Extras#
R coding conventions for interactions#
In fact we can write this code more compactly, as R will automatically include the main effects for the two variables as well as the interaction, if we use the * to denote which variables we want to model an interaction for. For example, we obtain the same output with the more compact coding here:
%%R
model.int<-lm(CognitionB ~ VisitNum*Sex, dat = cogDat)
summary(model.int)
Call:
lm(formula = CognitionB ~ VisitNum * Sex, data = cogDat)
Residuals:
Min 1Q Median 3Q Max
-12.937 -2.827 0.218 2.982 12.064
Coefficients:
Estimate Std. Error t value Pr(>|t|)
(Intercept) 7.7202 0.4353 17.737 < 2e-16 ***
VisitNum 0.3977 0.1196 3.325 0.000931 ***
SexM 1.2563 0.6497 1.934 0.053556 .
VisitNum:SexM -0.4590 0.1858 -2.471 0.013729 *
---
Signif. codes: 0 ‘***’ 0.001 ‘**’ 0.01 ‘*’ 0.05 ‘.’ 0.1 ‘ ’ 1
Residual standard error: 4.527 on 693 degrees of freedom
Multiple R-squared: 0.01617, Adjusted R-squared: 0.01192
F-statistic: 3.798 on 3 and 693 DF, p-value: 0.01017
If in fact, we want to include just the interaction without the main effect terms, we can use “:” instead.
For example:
%%R
model.int<-lm(CognitionB ~ VisitNum:Sex, dat = cogDat)
summary(model.int)
Call:
lm(formula = CognitionB ~ VisitNum:Sex, data = cogDat)
Residuals:
Min 1Q Median 3Q Max
-12.7225 -2.9448 0.2117 3.0424 11.6298
Coefficients:
Estimate Std. Error t value Pr(>|t|)
(Intercept) 8.28413 0.32378 25.585 < 2e-16 ***
VisitNum:SexF 0.26797 0.09922 2.701 0.00709 **
VisitNum:SexM 0.11395 0.10974 1.038 0.29946
---
Signif. codes: 0 ‘***’ 0.001 ‘**’ 0.01 ‘*’ 0.05 ‘.’ 0.1 ‘ ’ 1
Residual standard error: 4.536 on 694 degrees of freedom
Multiple R-squared: 0.01087, Adjusted R-squared: 0.008016
F-statistic: 3.812 on 2 and 694 DF, p-value: 0.02257
Because we have omitted the main effect terms, we need two interaction terms to capture the sex specific effects (i.e. we need two regression coefficients to enable us to estimate a female-specific slope and a male-specific slope). When we have age as a main effect, the regression coefficient is equivalent to the “VisitNum:SexF” variable. As shown here
%%R
model.int<-lm(CognitionB ~ Sex + VisitNum:Sex, dat = cogDat)
summary(model.int)
Call:
lm(formula = CognitionB ~ Sex + VisitNum:Sex, data = cogDat)
Residuals:
Min 1Q Median 3Q Max
-12.937 -2.827 0.218 2.982 12.064
Coefficients:
Estimate Std. Error t value Pr(>|t|)
(Intercept) 7.72023 0.43527 17.737 < 2e-16 ***
SexM 1.25633 0.64970 1.934 0.053556 .
SexF:VisitNum 0.39774 0.11962 3.325 0.000931 ***
SexM:VisitNum -0.06122 0.14213 -0.431 0.666781
---
Signif. codes: 0 ‘***’ 0.001 ‘**’ 0.01 ‘*’ 0.05 ‘.’ 0.1 ‘ ’ 1
Residual standard error: 4.527 on 693 degrees of freedom
Multiple R-squared: 0.01617, Adjusted R-squared: 0.01192
F-statistic: 3.798 on 3 and 693 DF, p-value: 0.01017
In general though, it is advisable to have the main effects for each predictor variable as well as the interaction, to ensure that effects are correctly attributed to the right source.

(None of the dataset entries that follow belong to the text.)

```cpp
static int head_fwd_launch(int MOv, const HeadSegs &in, const float *w, const float *bias, float *out, int C, int N, int H, int W,
                           int act, float alpha, float beta, int ws_m, int ws_c, int flip, const float *mask, hipStream_t st) {
    const bool lowres = (int64_t)N * H * W <= (int64_t)4 * 64 * 208 && MOv <= 4 && C >= 32;
    const int FTH = lowres ? 4 : FT_H, HCKT = lowres ? 32 : HCK;
    const int tilesX = cdiv(W, HT_W), tilesY = cdiv(H, FTH);
    const dim3 grid(tilesX * tilesY, N);
    const size_t lds = ((size_t)((MOv * C * 9 + 3) & ~3) + (size_t)HCKT * (FTH + 2) * HP_W) * 4;
#define HEAD_FWD_GO(HC, FH) head_fwd_kernel<MO, HC, FH><<<grid, 256, lds, st>>>(in, w, bias, out, C, H, W, tilesX, act, alpha, beta, ws_m, ws_c, flip, mask)
    if (lowres) {
        static bool big[5] = {false, false, false, false, false};
        HEAD_DISPATCH(MOv, {
            if (lds > 64 * 1024 && !big[MO]) {
                if (hipFuncSetAttribute(reinterpret_cast<const void *>(&head_fwd_kernel<MO, 32, 4>), hipFuncAttributeMaxDynamicSharedMemorySize, 160 * 1024) != hipSuccess) return DVF_ERR_LAUNCH;
                big[MO] = true;
            }
            HEAD_FWD_GO(32, 4); });
    } else {
        HEAD_DISPATCH(MOv, (HEAD_FWD_GO(8, 8)), HEAD_CASE(16, (HEAD_FWD_GO(8, 8))));
    }
#undef HEAD_FWD_GO
    DVF_LAUNCH_CHECK();
    return DVF_OK;
}

int dvf_head_fwd(const dvf_conv_desc *d, const float *in, const float *w, const float *bias, float *out, hipStream_t st) {
    const int one = d->C_in;
    return dvf_head_fwd_segs(d, &in, &one, 1, w, bias, out, st);
}

bool dvf_head_wide_applicable(const dvf_conv_desc *d, int nseg) {
    return nseg >= 1 && nseg <= HEAD_MAX_SEGS && !d->transposed && d->KH == 3 && d->KW == 3 && d->stride == 1 && d->pad == 1 &&
           d->C_out == 16 && d->C_in <= 24 && d->H_out == d->H_in && d->W_out == d->W_in &&
           (int64_t)d->H_in * d->W_in >= 64 * 64 && dvf_tune("DVF_NO_HEAD") == nullptr && dvf_tune("DVF_NO_WIDE_HEAD") == nullptr;
}

// ... 19 lines not shown

int dvf_head_seg_dgrad(const dvf_conv_desc *d, const float *dpre, const float *w, float *din, int seg_off, int segc,
                       hipStream_t st, const float *mask) {
    const float *wseg = w + (int64_t)seg_off * 9;
    HeadSegs in{};
    for (int s = 0; s < HEAD_MAX_SEGS; ++s) { in.p[s] = dpre; in.c[s] = s == 0 ? d->C_out : 0; }
    in.n = 1;
    const int rc = head_fwd_launch(segc, in, wseg, nullptr, din, d->C_out, d->N, d->H_in, d->W_in, DVF_ACT_NONE, 1.f, 0.f, 9,
                                   d->C_in * 9, 1, mask, st);
    if (rc) return rc;
    dvf_plan_note(DVF_K_HEAD_SEG_DGRAD, segc);
    return DVF_OK;
}

int dvf_head_dgrad(const dvf_conv_desc *d, const float *dpre, const float *w, float *din, hipStream_t st, const float *mask) {
    const int tilesX = cdiv(d->W_in, HT_W), tilesY = cdiv(d->H_in, HT_H);
    const dim3 grid(tilesX * tilesY, d->N);
    HEAD_DISPATCH(d->C_out, (head_dgrad_kernel<MO><<<grid, 256, (size_t)d->C_in * ((MO * 9 + 3) & ~3) * 4, st>>>(
                                dpre, w, din, d->C_in, d->H_in, d->W_in, tilesX, mask)));
    DVF_LAUNCH_CHECK();
    dvf_plan_note(DVF_K_HEAD_DGRAD, d->C_out);
    return DVF_OK;
}

struct HeadWgradGrid { int cch, RS, xgroups, segs, chunks, groups; int64_t units; };
static HeadWgradGrid head_wgrad_grid(const dvf_conv_desc *d) {
    HeadWgradGrid g;
    g.xgroups = cdiv(d->W_in, 4);
    auto blocks = [&](int cch, int rs) {
        return (int64_t)cdiv(d->C_in, cch) * (((int64_t)d->N * cdiv(d->H_in, rs) * g.xgroups + 255) / 256);
    };
    const int min_blocks = 400, max_blocks = 1024;
    g.cch = (d->C_out <= 2 && blocks(4, 8) >= 512) ? 4 : 2;
    g.RS = 8;
// ... 41 lines not shown
```

### depth-vo-feat_amd/csrc/conv_op.h

```cpp
#pragma once
#include "dvf_common.h"
#include "conv_head.h"

namespace {

inline int ilog2(int v) { int l = 0; while ((1 << l) < v) ++l; return l; }
inline int roundup(int v, int q) { return (v + q - 1) / q * q; }

struct ClassSpec { int OS, py, px, IS, by, bx, TA, TB, OHc, OWc; int tapmap[49]; };

struct ConvOp {
    int nseg, segC[DVF_MAX_SEGS];
    int w_mode;
    int Mtot, Rtot, KK, m_base, M;
    int N, IH, IW, OH, OW;
    int act;
    float alpha, beta;
    ClassSpec cls[4];
    int ncls;
    bool covers;
    int Tmax, TAmax, TBmax, OHc, OWc;
    bool head_fwd;
};

struct ConvIO {
    const float *const *in;
    const float *bias;
    float *out;
    const float *mask;
};

int check_desc(const dvf_conv_desc *d) {
    if (!d) return DVF_ERR_INVALID_ARG;
    if (d->N <= 0 || d->C_in <= 0 || d->C_out <= 0 || d->H_in <= 0 || d->W_in <= 0 || d->H_out <= 0 || d->W_out <= 0)
        return DVF_ERR_INVALID_ARG;
    if (d->KH < 1 || d->KW < 1 || d->KH > 7 || d->KW > 7 || (d->stride != 1 && d->stride != 2) || d->pad < 0)
        return DVF_ERR_INVALID_ARG;
// ... 55 lines not shown
    for (int i = 0; i < op.ncls; ++i) {
        const ClassSpec &c = op.cls[i];
        op.Tmax = max(op.Tmax, c.TA * c.TB); op.TAmax = max(op.TAmax, c.TA); op.TBmax = max(op.TBmax, c.TB);
        op.OHc = max(op.OHc, c.OHc); op.OWc = max(op.OWc, c.OWc);
    }
    return op.ncls >= 1 ? DVF_OK : DVF_ERR_UNSUPPORTED;
}

int make_fwd_op(const dvf_conv_desc *d, const int *seg_channels, int nseg, ConvOp &op) {
    op = ConvOp{};
    for (int s = 0; s < nseg; ++s) op.segC[s] = seg_channels[s];
    op.nseg = nseg; op.M = d->C_out;
    op.N = d->N; op.IH = d->H_in; op.IW = d->W_in; op.OH = d->H_out; op.OW = d->W_out;
    op.act = d->act; op.alpha = d->alpha; op.beta = d->beta;
    op.KK = d->KH * d->KW; op.m_base = 0; op.Mtot = d->C_out; op.Rtot = d->C_in;
    op.head_fwd = !dvf_head_fwd_applicable(d, nseg) && dvf_head_applicable(d, nseg);
    op.w_mode = d->transposed ? 1 : 0;
    return set_classes(d, !d->transposed, op);
}

int make_dgrad_op(const dvf_conv_desc *d, int off, int segc, ConvOp &op) {
    op = ConvOp{};
    op.segC[0] = d->C_out; op.nseg = 1; op.M = segc;
    op.N = d->N; op.IH = d->H_out; op.IW = d->W_out; op.OH = d->H_in; op.OW = d->W_in;
    op.act = DVF_ACT_NONE;
    op.KK = d->KH * d->KW; op.m_base = off; op.Mtot = d->C_in; op.Rtot = d->C_out;
    op.head_fwd = false;
    op.w_mode = d->transposed ? 0 : 1;
    return set_classes(d, d->transposed != 0, op);
}

}
```

### depth-vo-feat_amd/csrc/conv_pipe_host.h

```cpp
#pragma once
#include <string.h>
#include "dvf_common.h"
#include "conv_pipe.h"
#include "conv_op.h"

namespace {

using dvfp::PClass;
using dvfp::PipeArgs;
using dvfp::PipeGeo;
using dvfp::pipe_geo;
using dvfp::PIPE_MAXNPI;
using dvfp::OUT_FUSED;
using dvfp::OUT_ATOMIC;
using dvfp::OUT_WS;

struct alignas(8) PackArgsBody {
    const float *w;
    float *wp;
    int w_mode;
    int Mtot, Rtot, KK, m_base, M;
    int nseg, segC[DVF_MAX_SEGS];
    int ncls, NCH, CK, MB, VW, TBU;
    int TB[4], TA[4];
// ... 271 lines not shown
                    const double cov = (double)cdiv(OWc, BW) * BW * cdiv(OHc, BH) * BH * cdiv(N, BN) * BN;
                    const double narrow = (SW >= 16 ? 0.0 : (SW == 8 ? 0.12 : 0.3)) + (BW >= 32 ? 0.0 : 0.08);
                    const double cost = cov * (1.0 + narrow + 0.02 * lsh + 0.02 * lsn) + 1e-3 * (BW + BH);
                    if (cost < best.cov) best = PipeTiles{lsw, lsh, TGX, TGY, TGN, BN, cost};
                }
            }
        }
    }
    return best;
}


int plan_pipe(const ConvOp &op, PipePlan &pl) {
    if (op.ncls < 1) return DVF_ERR_UNSUPPORTED;
    const ClassSpec *cls = op.cls;
    const int ncls = op.ncls, Tmax = op.Tmax, TAmax = op.TAmax, TBmax = op.TBmax, OHc = op.OHc, OWc = op.OWc;
    const bool head_fwd = op.head_fwd;
    PipeArgs &a = pl.a;
    a = PipeArgs{};
    for (int s = 0; s < op.nseg; ++s) a.segC[s] = op.segC[s];
    a.nseg = op.nseg; a.M = op.M;
    a.N = op.N; a.IH = op.IH; a.IW = op.IW; a.OH = op.OH; a.OW = op.OW;
    a.act = op.act; a.alpha = op.alpha; a.beta = op.beta;
    a.ncls = ncls; a.OS = cls[0].OS; a.IS = cls[0].IS;
    const PipeOverride ov = pipe_override();
    static const int smallm = dvf_tune("DVF_PIPE_SMALLM") ? atoi(dvf_tune("DVF_PIPE_SMALLM")) : 0;
    int ctot = 0;
    for (int s = 0; s < a.nseg; ++s) ctot += a.segC[s];
    static const int headc = dvf_tune("DVF_PIPE_HEADC") ? atoi(dvf_tune("DVF_PIPE_HEADC")) : 128;
    const bool wide_head = head_fwd && a.M <= 4 && ncls == 1 && ctot >= headc && Tmax == 9;
    const bool small_ok = a.M > 16 || wide_head || (!(smallm & 8) && a.M <= 16 && ncls > 1) ||
                          ((smallm & 2) && a.M <= 16) || ((smallm & 4) && a.M > 16);
    if (a.M <= 32 && !ov.on && !small_ok) return DVF_ERR_UNSUPPORTED;
    if (ov.on && ov.KS < 0) return DVF_ERR_UNSUPPORTED;
    int maxc = 0;
    for (int s = 0; s < a.nseg; ++s) maxc = a.segC[s] > maxc ? a.segC[s] : maxc;
    const int64_t px = (int64_t)OHc * OWc;
    int TBU = TBmax;
    if (TBU == 6) TBU = 7;
    if (TBU > 7) return DVF_ERR_UNSUPPORTED;
    int MT = a.M > 32 ? 2 : 1;
    int BN = 1;
    if (px <= 64) { while (BN < a.N && BN * px < 128 && BN < 32) BN *= 2; }
    int WM = 1;
    if (px * BN <= 64 && a.M >= 128) WM = 2;
    int NT = 2;
// ... 195 lines not shown
```

Measured before the change: 646.3.

## Replace LDS-tiled head conv kernels with register-streaming fwd/dgrad kernels

Adds new streaming kernels for the 1-4 output-channel head convolutions, covering both forward and dgrad. Each lane computes a 4-wide by RS-row output strip held in registers, with double-buffered channel loads and weights broadcast via readlane. Forward can split channels across waves with an LDS reduction, and dgrad splits channels across grid.y, so small spatial sizes still fill the GPU. Every head layer, including wide ones, now routes to these kernels instead of the packed pipe GEMM or the LDS-tile kernels. This risks slower paths for large-C layers that previously used the pipe, and adds more register pressure.

New measurement: 651.0, median of 6. No clear change (+0.7%).

```diff
diff --git a/depth-vo-feat_amd/csrc/conv.hip b/depth-vo-feat_amd/csrc/conv.hip
--- a/depth-vo-feat_amd/csrc/conv.hip
+++ b/depth-vo-feat_amd/csrc/conv.hip
@@ -301,6 +301,7 @@
 template <class F>
 int for_each_dgrad_seg(const dvf_conv_desc *d, const int *seg_channels, int nseg, bool use_pipe, F visit) {
     DgradSeg v;
+    use_pipe = use_pipe && !dvf_head_applicable(d, nseg);
     v.off = 0; v.packed_off = 0;
     for (v.s = 0; v.s < nseg; ++v.s) {
         int rc = make_dgrad_op(d, v.off, seg_channels[v.s], v.op);
@@ -344,7 +345,7 @@
             wf = v.plan.ws_floats;
             ++nsup;
         } else if (want_ws) {
-            wf = unpacked_ws_floats(v.op, dvf_head_seg_dgrad_applicable(d, v.op.M));
+            wf = unpacked_ws_floats(v.op, dvf_head_applicable(d, nseg) || dvf_head_seg_dgrad_applicable(d, v.op.M));
             if (wf < 0) return (int)wf;
         }
         wmax = wf > wmax ? wf : wmax;
@@ -682,7 +683,7 @@
     if (!dpre || !w || !din_segs) return DVF_ERR_INVALID_ARG;
     hipStream_t st = dvf_stream(stream);
     auto mask = [&](int s) -> const float * { return mask_segs ? mask_segs[s] : nullptr; };
-    if (dvf_head_dgrad_applicable(d, nseg) || (dvf_head_applicable(d, nseg) && !packed))
+    if (dvf_head_applicable(d, nseg))
         return din_segs[0] ? dvf_head_dgrad(d, dpre, w, din_segs[0], st, mask(0)) : DVF_OK;
     return for_each_dgrad_seg(d, seg_channels, nseg, packed != nullptr, [&](const DgradSeg &v) -> int {
         if (!din_segs[v.s]) return DVF_OK;
diff --git a/depth-vo-feat_amd/csrc/conv_head.h b/depth-vo-feat_amd/csrc/conv_head.h
--- a/depth-vo-feat_amd/csrc/conv_head.h
+++ b/depth-vo-feat_amd/csrc/conv_head.h
@@ -1,8 +1,6 @@
 #pragma once
 #include "dvf_common.h"
 bool dvf_head_applicable(const dvf_conv_desc *d, int nseg);
-bool dvf_head_fwd_applicable(const dvf_conv_desc *d, int nseg);
-bool dvf_head_dgrad_applicable(const dvf_conv_desc *d, int nseg);
 int dvf_head_fwd(const dvf_conv_desc *d, const float *in, const float *w, const float *bias, float *out, hipStream_t st);
 bool dvf_head_wide_applicable(const dvf_conv_desc *d, int nseg);
 int dvf_head_fwd_segs(const dvf_conv_desc *d, const float *const *in_segs, const int *seg_channels, int nseg, const float *w,
diff --git a/depth-vo-feat_amd/csrc/conv_head.hip b/depth-vo-feat_amd/csrc/conv_head.hip
--- a/depth-vo-feat_amd/csrc/conv_head.hip
+++ b/depth-vo-feat_amd/csrc/conv_head.hip
@@ -5,18 +5,9 @@
 
 using dvfp::apply_act;
 
-constexpr int HT_W = 64, HT_H = 4;
-constexpr int HP_W = HT_W + 2, HP_H = HT_H + 2;
+constexpr int HT_W = 64;
+constexpr int HP_W = HT_W + 2;
 constexpr int HCK = 8;
-
-__device__ __forceinline__ void stage_tile(float *lds, const float *__restrict__ src, int64_t plane, int nch, int H, int W,
-                                           int y0, int x0) {
-    for (int e = threadIdx.x; e < nch * HP_H * HP_W; e += 256) {
-        const int ch = e / (HP_H * HP_W), r = e - ch * (HP_H * HP_W), py = r / HP_W, px = r - py * HP_W;
-        const int y = y0 + py - 1, x = x0 + px - 1;
-        lds[e] = (y >= 0 && y < H && x >= 0 && x < W) ? src[ch * plane + (int64_t)y * W + x] : 0.f;
-    }
-}
 
 template <int ROWS, int MO, class WK>
 __device__ __forceinline__ void taps9(const float (&v)[ROWS + 2][3], WK wk, float (&acc)[ROWS][MO]) {
@@ -45,11 +36,10 @@
     constexpr int ROWS = FTH / 4, FPH = FTH + 2, FPN = FPH * HP_W, FLD = (FPN + 255) / 256;
     extern __shared__ __attribute__((aligned(16))) float wsh[];
     float *tile = wsh + ((MO * C * 9 + 3) & ~3);
+    static_assert(MO == 16, "the 1-4 channel layers run head_stream_fwd_kernel");
     for (int e = threadIdx.x; e < MO * C * 9; e += 256) {
         const int m = e / (C * 9), r = e - m * (C * 9), c = r / 9, k = r - c * 9;
-        const float wv = w[(int64_t)m * ws_m + (int64_t)c * ws_c + (flip ? 8 - k : k)];
-        if (MO == 16) wsh[(c * MO + m) * 9 + k] = wv;
-        else wsh[e] = wv;
+        wsh[(c * MO + m) * 9 + k] = w[(int64_t)m * ws_m + (int64_t)c * ws_c + (flip ? 8 - k : k)];
     }
     const int n = blockIdx.y, tY = blockIdx.x / tilesX, tX = blockIdx.x - tY * tilesX;
     const int y0 = tY * FTH, x0 = tX * HT_W;
@@ -102,58 +92,15 @@
 #pragma unroll
                 for (int b = 0; b < 3; ++b) v[a][b] = t[a * HP_W + b];
         };
-        if constexpr (MO != 16) {
-            auto wlds = [&](int c) __attribute__((always_inline)) {
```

More complex mixed effects models#
Take a look at the lme4 vignette for more details on how to specify more complex mixed effect models with this package.
Also this post: https://rstudio-pubs-static.s3.amazonaws.com/63556_e35cc7e2dfb54a5bb551f3fa4b3ec4ae.html
Notes on REML here: http://users.stat.umn.edu/~gary/classes/5303/handouts/REML.pdf
A common error message when using lmer() is Error in KhatriRao(sm, t(mm)) : (p \<- ncol(X)) == ncol(Y) is not TRUE
If you get this error, try removing observations with missing data. While lm() and glm() were good at automatically handling the presence of these lmer throws an arguably confusing error.